Lafond-Beaulne adds, “One thing is clear: even if the idea for a song belongs to the personal history of one of us, we always work on it together. That’s why, after collaborating for the past decade, we understand each other. Sometimes we’ll talk openly [about a song’s topic], but often, when one of us starts working on a song, the other one immediately knows what she wants to say. Camille is able to write from my perspective and vice versa. Ultimately, we all experience human trials and wounds differently, but we can also identify with those situations.”
Thus, the pandemic – as well as the musicians’ passage into their thirties – fed the stories on Chrysalism, a title that refers to the safety we feel when we shelter from a storm, a virus, or more metaphorically, from one of these threats that our society always weighs on “the other”… “One thing we did [during the creation of the album] is to have a different perspective on our identity as women, with the hindsight of what we lived during the last decade,” says Poliquin. “I had a lot to say on that topic!”
They take a stand on their very nature, in songs such as “Object of Fun”: “We talk about the male gaze,” says Poliquin. “What I mean is, how we often realize, later, and too late, that we allowed ourselves to be belittled and accommodating. But it’s also a broader reflection on what’s expected of women in our society, and how we deal with that.”
“A lot more is expected of women than of men, and the male gaze is also a bit about that,” says Lafond-Beaulne Laurence, before explaining the meaning of the lyrics of “Green Dot.” “It’s about that painful moment at the end of a relationship where it becomes difficult to let go,” obsessed by a contact that’s on the verge of being broken, and by that little green dot indicating, on our cellphones, that the other is online, “this unhealthy tendency we have to feed hope by communicating. I had to learn that these last few years, and it’s not easy.”
On-Screen Music
For the past few years, Lafond-Beaulne and Poliquin, both together as Milk & Bone and individually, have been composing for film and television. As a duo, they’ve penned original music for Mafia Inc and King Dave, by Daniel Grou, aka Podz. As a solo musician, Poliquin (as KROY) has composed music for the series Féminin/Féminin by Chloé Robichaud and Florence Gagnon, as well as for the documentary Ainsi soient-elles (2019) by Maxime Faure. “We’ve composed together a lot,” she says, “but lately we’ve been working independently on various projects,” that they’re not yet at liberty to discxuss.

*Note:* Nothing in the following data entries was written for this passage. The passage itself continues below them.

# zhangyi-3/UCDIR

Hardware: AMD Instinct MI355X
Metric: restored images/sec at 50-step p_sample_loop, 256x256 SID (higher is better)
Workload: dtype bf16

## Files before the change

### ucdir_amd/csrc/conv_ws128.hip.h

```cpp
#pragma once
#include <type_traits>
#include "conv_ws.hip.h"

struct CvWs128 {
    static constexpr int PITCH = 24;
    static constexpr int PLANE = 10 * PITCH * 128;
    static constexpr int HALO = 2 * PLANE;
    static constexpr int QSTEP = 2 * PITCH * 128;
    static constexpr int OFF_A2 = 2 * HALO;
    static constexpr int A2_BYTES = 2 * 8 * 2 * 32 * 16;
    static constexpr int OFF_TCS = OFF_A2 + A2_BYTES;
    static constexpr int OFF_B2 = OFF_TCS + 9 * 64 * 4;
    static constexpr int OFF_SCAL = OFF_B2 + 64 * 4;
    static constexpr int LDS = OFF_SCAL + 128;
    static constexpr int THREADS = 256;
    static constexpr int DEPTH = 3;
};

__global__ __launch_bounds__(CvWs128::THREADS, 1) void conv_ws128_kernel(const GemmP p) {
    using L = CvWs128;
    extern __shared__ __attribute__((aligned(16))) unsigned char smem[];
    float* const tcs = reinterpret_cast<float*>(smem + L::OFF_TCS);
    float* const b2s = reinterpret_cast<float*>(smem + L::OFF_B2);
    float* const scal = reinterpret_cast<float*>(smem + L::OFF_SCAL);
    const int tid = threadIdx.x, lane = tid & 63, l31 = lane & 31, hh = lane >> 5;
    const int wave = __builtin_amdgcn_readfirstlane(tid >> 6);
    const int rw = wave & 1, pw = wave >> 1;
    const int prow = l31 >> 4, pcol = (l31 & 15) ^ (prow << 3);
    int lid;
    {
        const int nblk = gridDim.x, bid = blockIdx.x;
        const int q = nblk >> 3, r = nblk & 7, xcd = bid & 7;
        lid = (xcd < r ? xcd * (q + 1) : r * (q + 1) + (xcd - r) * q) + (bid >> 3);
    }
#ifdef UCDIR_TIMING
    const bool dbg_on = p.dbg && (lid == (int)gridDim.x / 2 + 3) && (lane == 0) && (wave == 1);
    int dbg_n = 0;
#define C8_STAMP() do { if (dbg_on && dbg_n < 250) p.dbg[dbg_n++] = __builtin_amdgcn_s_memtime(); } while (0)
#else
#define C8_STAMP() do {} while (0)
#endif
    C8_STAMP();
    const int tps = p.tiles_x * p.tiles_y;
    const int T = p.nbatch * tps;
    const int t_beg = (int)((long long)lid * T / (int)gridDim.x), t_end = (int)((long long)(lid + 1) * T / (int)gridDim.x);
    if (t_beg >= t_end) return;

    bf16x8_t af[72];
    {
        const bf16_t* Ab = p.A + ((rw * 72 * 2 + hh) * 32 + l31) * 8;
#pragma unroll
        for (int j = 0; j < 72; ++j) af[j] = *reinterpret_cast<const bf16x8_t*>(Ab + j * (2 * 32 * 8));
    }
#pragma unroll
    for (int j = 0; j < 72; ++j) asm volatile("" : "+v"(af[j]));
    for (int i = tid; i < L::A2_BYTES / 16; i += L::THREADS)
        reinterpret_cast<uint4*>(smem + L::OFF_A2)[i] = reinterpret_cast<const uint4*>(p.alt_A)[i];
    if (tid < 64) b2s[tid] = p.bias2 ? p.bias2[tid] : 0.f;
    __syncthreads();

    unsigned hrel[3];
#pragma unroll
    for (int c3 = 0; c3 < 3; ++c3) {
        const int col = c3 * 8 + (lane >> 3), hp = wave * L::PITCH + col;
        hrel[c3] = col < 18 ? (unsigned)((wave * p.Wp + col) * 64 + (((lane & 7) ^ ((hp >> 1) & 7)) << 3)) * 2u : 0xffffffffu;
    }
    unsigned ba[3][4];
    {
        const int hp0 = (4 * pw + prow) * L::PITCH + pcol;
#pragma unroll
        for (int kx = 0; kx < 3; ++kx) {
            const int sxh = (((hp0 + kx) >> 1) & 7) ^ hh;
#pragma unroll
            for (int k2 = 0; k2 < 4; ++k2) ba[kx][k2] = ((hp0 + kx) << 7) + (((2 * k2) ^ sxh) << 4);
        }
    }
    const unsigned tc_lane = L::OFF_TCS + (32 * rw + 16 * hh) * 4;
    const unsigned b2_lane = L::OFF_B2 + (32 * rw + 16 * hh) * 4;
    const unsigned a2_lane = L::OFF_A2 + ((rw * 8 * 2 + hh) * 32 + l31) * 16;
    const unsigned rel_out = (unsigned)(((4 * pw + prow + 1) * p.Wp + pcol + 1) * 64 + 32 * rw + 16 * hh) * 2;

    int b, ty, tx;
    {
        b = t_beg / tps;
        const int r = t_beg - b * tps;
        ty = r / p.tiles_x; tx = r - ty * p.tiles_x;
    }
    auto issue_tile = [&](int nb, int nty, int ntx, int buf) {
        const long long pix0 = (long long)nty * 8 * p.Wp + ntx * 16;
        const unsigned char* h0 = reinterpret_cast<const unsigned char*>(p.B0 + (long long)nb * p.b0_bstride + pix0 * 64);
        const unsigned char* h1 = reinterpret_cast<const unsigned char*>(p.B1 + (long long)nb * p.b1_bstride + pix0 * 64);
        unsigned char* hd = smem + buf * L::HALO;
        const long long r4 = (long long)4 * p.Wp * 64 * 2;
#pragma unroll
        for (int c3 = 0; c3 < 3; ++c3)
            if (hrel[c3] != 0xffffffffu) {
#pragma unroll
                for (int k = 0; k < 3; ++k)
                    if (k < 2 || wave < 2) {
                        stage16(reinterpret_cast<const bf16_t*>(h0 + k * r4 + hrel[c3]), hd + (3 * (wave + 4 * k) + c3) * 1024, lane);
                        stage16(reinterpret_cast<const bf16_t*>(h1 + k * r4 + hrel[c3]), hd + L::PLANE + (3 * (wave + 4 * k) + c3) * 1024, lane);
                    }
            }
    };
    issue_tile(b, ty, tx, 0);

    int b_cur = -1;
    float rstd_a = 1.f;
    stat_t S1 = 0, S2 = 0;
    const int act = p.act;

#pragma unroll 1
    for (int t = t_beg; t < t_end; ++t) {
        const int buf = (t - t_beg) & 1;
        const bool last = t + 1 == t_end;
        C8_STAMP();
        if (t == t_beg) { HC_WAIT(0); }
        asm volatile("s_barrier" ::: "memory");
        C8_STAMP();
        if (b != b_cur) {
            if (b_cur >= 0 && p.stats_out) {
                const stat_t a = wave_sum_ll(S1), q2 = wave_sum_ll(S2);
                if (lane == 0) stat_add_fx(p.stats_out, b_cur, a, q2);
            }
            S1 = 0; S2 = 0;
            b_cur = b;
            if (wave == 0) {
                float mean = 0.f, rstd = 1.f;
                if (p.fold) {
                    long long v = 0;
                    if (lane < 2 * UCDIR_STAT_SLOTS) {
                        v = p.stats0[(long long)b * (2 * UCDIR_STAT_SLOTS) + lane];
                        if (p.stats1) v += p.stats1[(long long)b * (2 * UCDIR_STAT_SLOTS) + lane];
                    }
#pragma unroll
                    for (int off = 2; off < 2 * UCDIR_STAT_SLOTS; off <<= 1) v += __shfl_xor(v, off);
                    const long long q = __shfl(v, 1);
                    mean_rstd(stat_val(v), stat_val(q), p.inv_count, mean, rstd);
                }
                if (lane == 0) { scal[0] = mean; scal[1] = rstd; }
            }
            __syncthreads();
            const float mean = scal[0], rstd = scal[1];
            for (int i = tid; i < 9 * 64; i += L::THREADS) {
                const int cls = i >> 6, f = i & 63;
                float v = p.bias ? p.bias[f] : 0.f;
                if (p.fold) v += p.Tb[(long long)cls * p.tab_ld + f] - mean * rstd * p.Tg[(long long)cls * p.tab_ld + f];
                tcs[i] = v;
            }
            rstd_a = __builtin_bit_cast(float, __builtin_amdgcn_readfirstlane(__builtin_bit_cast(int, p.alpha * (p.fold ? rstd : 1.0f))));
            __syncthreads();
        }
        int nb = b, nty = ty, ntx = tx + 1;
        if (ntx == p.tiles_x) { ntx = 0; if (++nty == p.tiles_y) { nty = 0; ++nb; } }
        C8_STAMP();

        if (t != t_beg) {
            const int d = buf ? L::HALO : -L::HALO;
#pragma unroll
            for (int kx = 0; kx < 3; ++kx)
#pragma unroll
                for (int k2 = 0; k2 < 4; ++k2) ba[kx][k2] += d;
        }

        f32x16_t acc[2];
        {
            bf16x8_t bq[L::DEPTH + 1][2];
            const long long npix0 = (long long)nty * 8 * p.Wp + ntx * 16;
            const unsigned char* h0 = reinterpret_cast<const unsigned char*>(p.B0 + (long long)nb * p.b0_bstride + npix0 * 64);
            const unsigned char* h1 = reinterpret_cast<const unsigned char*>(p.B1 + (long long)nb * p.b1_bstride + npix0 * 64);
            unsigned char* const hd = smem + (buf ^ 1) * L::HALO;
            const long long r4 = (long long)4 * p.Wp * 64 * 2;
            __builtin_amdgcn_sched_barrier(0);
            asm volatile("s_waitcnt lgkmcnt(0)" ::: "memory");
            static_for<0, L::DEPTH>([&](auto jc) {
                constexpr int j = decltype(jc)::value;
                constexpr int tap = j >> 3, c16 = j & 7, ky = tap / 3, kx = tap - 3 * ky;
                constexpr int off = (c16 >> 2) * L::PLANE + ky * (L::PITCH * 128);
                lds_read16_asm<off>(bq[j][0], ba[kx][(c16 & 3) ^ (ky == 1 ? 2 : 0)]);
                lds_read16_asm<off + L::QSTEP>(bq[j][1], ba[kx][(c16 & 3) ^ (ky == 1 ? 2 : 0)]);
            });
            static_for<0, 72>([&](auto jc) {
                constexpr int j = decltype(jc)::value;
                if constexpr (j + L::DEPTH < 72) {
                    constexpr int jn = j + L::DEPTH;
                    constexpr int tap = jn >> 3, c16 = jn & 7, ky = tap / 3, kx = tap - 3 * ky;
                    constexpr int off = (c16 >> 2) * L::PLANE + ky * (L::PITCH * 128);
                    lds_read16_asm<off>(bq[jn % (L::DEPTH + 1)][0], ba[kx][(c16 & 3) ^ (ky == 1 ? 2 : 0)]);
                    lds_read16_asm<off + L::QSTEP>(bq[jn % (L::DEPTH + 1)][1], ba[kx][(c16 & 3) ^ (ky == 1 ? 2 : 0)]);
                }
                if constexpr (j % 4 == 1 && j / 4 < 18) {
                    constexpr int e = j / 4, c3 = e / 6, k = (e % 6) >> 1, pl = e & 1;
                    if (!last && (k < 2 || wave < 2) && hrel[c3] != 0xffffffffu)
                        stage16(reinterpret_cast<const bf16_t*>((pl ? h1 : h0) + k * r4 + hrel[c3]),
                                hd + pl * L::PLANE + (3 * (wave + 4 * k) + c3) * 1024, lane);
                }
                constexpr int ahead = (71 - j) < L::DEPTH ? (71 - j) : L::DEPTH;
                lgkm_wait_asm<2 * ahead>();
                const f32x16_t zero = {0.f, 0.f, 0.f, 0.f, 0.f, 0.f, 0.f, 0.f, 0.f, 0.f, 0.f, 0.f, 0.f, 0.f, 0.f, 0.f};
                acc[0] = __builtin_amdgcn_mfma_f32_32x32x16_bf16(af[j], bq[j % (L::DEPTH + 1)][0], j ? acc[0] : zero, 0, 0, 0);
                acc[1] = __builtin_amdgcn_mfma_f32_32x32x16_bf16(af[j], bq[j % (L::DEPTH + 1)][1], j ? acc[1] : zero, 0, 0, 0);
            });
            __builtin_amdgcn_sched_barrier(0);
        }
        C8_STAMP();
        f32x16_t acc2[2];
        {
            const f32x16_t zero = {0.f, 0.f, 0.f, 0.f, 0.f, 0.f, 0.f, 0.f, 0.f, 0.f, 0.f, 0.f, 0.f, 0.f, 0.f, 0.f};
#pragma unroll
            for (int j = 0; j < 8; ++j) {
                const bf16x8_t a2 = *reinterpret_cast<const bf16x8_t*>(smem + a2_lane + j * 1024);
                const unsigned a0 = ba[1][(j & 3) ^ 2] + (j >> 2) * L::PLANE + L::PITCH * 128;
                const bf16x8_t b0 = *reinterpret_cast<const bf16x8_t*>(smem + a0);
                const bf16x8_t b1 = *reinterpret_cast<const bf16x8_t*>(smem + a0 + L::QSTEP);
                acc2[0] = __builtin_amdgcn_mfma_f32_32x32x16_bf16(a2, b0, j ? acc2[0] : zero, 0, 0, 0);
                acc2[1] = __builtin_amdgcn_mfma_f32_32x32x16_bf16(a2, b1, j ? acc2[1] : zero, 0, 0, 0);
            }
        }

        C8_STAMP();
        const bool interior = ty > 0 && tx > 0 && ty + 1 < p.tiles_y && tx + 1 < p.tiles_x;
        const long long tile_el = (long long)(ty * 8 * p.Wp + tx * 16) * 64;
        unsigned char* outb = reinterpret_cast<unsigned char*>(reinterpret_cast<bf16_t*>(p.out) + (long long)b * p.out_bstride + tile_el);
        unsigned char* out2b = reinterpret_cast<unsigned char*>(p.out2 + (long long)b * p.out2_bstride + tile_el);
        float s1 = 0.f, s2 = 0.f;
        uint4 pk[2][2], pk2[2][2];
#pragma unroll
        for (int tp = 0; tp < 2; ++tp) {
            unsigned tca = tc_lane + 4 * 256;
            if (!interior) {
                const int r = 4 * pw + 2 * tp + prow, c = pcol;
                const int cy = (ty == 0 && r == 0) ? 0 : ((ty + 1 == p.tiles_y && r == 7) ? 2 : 1);
                const int cx = (tx == 0 && c == 0) ? 0 : ((tx + 1 == p.tiles_x && c == 15) ? 2 : 1);
                tca = tc_lane + (cy * 3 + cx) * 256;
            }
            float v[16], w[16];
#pragma unroll
            for (int g4 = 0; g4 < 4; ++g4) {
                const f32x4_t c4 = *reinterpret_cast<const f32x4_t*>(smem + tca + 16 * g4);
                const f32x4_t d4 = *reinterpret_cast<const f32x4_t*>(smem + b2_lane + 16 * g4);
#pragma unroll
                for (int e = 0; e < 4; ++e) {
                    v[4 * g4 + e] = fmaf(acc[tp][4 * g4 + e], rstd_a, c4[e]);
                    w[4 * g4 + e] = acc2[tp][4 * g4 + e] + d4[e];
                }
            }
            if (act == 1) {
#pragma unroll
                for (int i = 0; i < 16; ++i) v[i] = silu_fast(v[i]);
            } else if (act == 2) {
#pragma unroll
                for (int i = 0; i < 16; ++i) v[i] = fmaxf(0.2f * v[i], v[i]);
            }
#pragma unroll
            for (int i = 0; i < 16; ++i) { s1 += v[i]; s2 += v[i] * v[i]; }
            pk[tp][0] = pack8_bf16(v); pk[tp][1] = pack8_bf16(v + 8);
            pk2[tp][0] = pack8_bf16(w); pk2[tp][1] = pack8_bf16(w + 8);
        }
        C8_STAMP();
        HC_WAIT(0);
        C8_STAMP();
#pragma unroll
        for (int tp = 0; tp < 2; ++tp) {
            const long long o = rel_out + (long long)tp * (2 * p.Wp * 64 * 2);
            *reinterpret_cast<uint4*>(outb + o) = pk[tp][0];
            *reinterpret_cast<uint4*>(outb + o + 16) = pk[tp][1];
            *reinterpret_cast<uint4*>(out2b + o) = pk2[tp][0];
            *reinterpret_cast<uint4*>(out2b + o + 16) = pk2[tp][1];
        }
        S1 += stat_fx((double)s1); S2 += stat_fx((double)s2);
        b = nb; ty = nty; tx = ntx;
    }
#ifdef UCDIR_TIMING
    if (dbg_on) p.dbg[255] = dbg_n;
#endif
    if (p.stats_out) {
        const stat_t a = wave_sum_ll(S1), q2 = wave_sum_ll(S2);
        if (lane == 0) stat_add_fx(p.stats_out, b_cur, a, q2);
    }
}
```

### ucdir_amd/csrc/engine.hip

```cpp
#include <hip/hip_runtime.h>

#include <cmath>
#include <cstdio>
#include <cstring>
#include <map>
#include <mutex>
#include <set>
#include <array>
#include <atomic>
#include <memory>
#include <string>
#include <vector>

#include "../../include/ucdir_hip.h"
#include "cgemm.hip.h"
#include "conv_halo.hip.h"
#include "akgm_halo.hip.h"
#include "akgm_pre.hip.h"
#include "akgm_ws.hip.h"
#include "akgm_ws32.hip.h"
#include "akgm_ws64.hip.h"
#include "conv_ws.hip.h"
#include "conv_sk.hip.h"
#include "conv_ws128.hip.h"
// ... 1244 lines not shown
            fl += 2.0 * 9 * d.cin * d.cout * h * w;
        } else {
            const int h = level_dim(c->Hc, d.level), w = level_dim(c->Wc, d.level);
            if (d.skip_c) { require(!skips.empty(), "skip stack underflow"); x1 = (long)skips.back(); skips.pop_back(); }
            r.h1 = ap.get(h, w, d.cout);
            if (d.cin != d.cout) r.res = ap.get(h, w, d.cout, false);
            r.out = ap.get(h, w, d.cout);
            if (d.attn) r.bo = ap.get(h, w, d.cout);
            r.G = (float*)c->apool.alloc((size_t)B * h * w * 8 * sizeof(float));
            const double hw = (double)h * w;
            fl += 2.0 * 9 * d.cin * d.cout * hw + 2.0 * 9 * d.cout * d.cout * hw;
            if (d.cin != d.cout) fl += 2.0 * d.cin * d.cout * hw;
            fl += 2.0 * hw * (3 * 16 + 72 * 8);
            if (d.attn) {
                if (h * w > maxN) maxN = h * w;
                attC = d.cout;
                fl += 2.0 * d.cout * 3 * d.cout * hw + 2.0 * d.cout * d.cout * hw + 4.0 * hw * hw * d.cout;
            }
            ap.put(r.h1); ap.put(r.res); ap.put(r.bo);
        }
        if (x1 >= 0) ap.put(c->rt[x1].out);
        if (cur >= 0 && !is_skip[cur]) ap.put(c->rt[cur].out);
        cur = (long)li;
        if (d.push_skip) { skips.push_back(li); is_skip[li] = true; }
    }
    fl += 2.0 * 9 * c->cfg.inner_channel * c->cfg.channel_mults[0] * c->cfg.out_channel * c->Hc * c->Wc;
    c->flops = fl * B;
    c->fin_act = Act();
    if (!c->fin_w || env().no_fused_final) c->fin_act = make_act(c->apool, B, c->Hc, c->Wc, c->cfg.inner_channel * c->cfg.channel_mults[0], false);
    if (maxN > 0) alloc_attn(c->apool, c->attn, B, maxN, attC, c->cfg.attn_fp16 != 0);
    c->attw = (float*)c->apool.alloc((size_t)c->nblocks * B * 8 * sizeof(float));
    {
        int maxC = 0;
        for (const auto& d : c->layers) if (d.kind == "block" && d.cout > maxC) maxC = d.cout;
        c->tcbuf = (float*)c->apool.alloc((size_t)B * (9 * 8 * maxC + 2) * sizeof(float), false);
    }
    c->guide_ready = false;
}
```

“Screen music kept us busy during the pandemic,” Camille continues. “I think that, on the one hand, associating with an [established] band or artist already gives you an idea of the kind of music that will accompany the images. Then, it’s perhaps also a way, from the point of view of the producers [of the film or the TV series], not to ‘micromanage’ the project too much. Generally, the director will be very present in the musical direction of his project; to hire a musician or musicians who already have an identity is to accept that one subscribes to something unique, a signature sound. I embrace this freedom by saying to myself that if someone reaches out and wants to put my name on a project, I have a veto on certain matters. We’re good with voices and synths, for example. If you come to us with musical ideas that require a live band, it’s not our cup of tea.”
Speaking about their collaboration with Podz, Lafond-Beaulne says, “As a director, he’s looking for a specific sensibility. Podz saw us at Osheaga, and felt something in our music that made him want to give us free reign [for creating music for his films]. He’s always trusted what we offer him, and gives us a very large playground in which to work. We appreciate this desire for active collaboration between us.”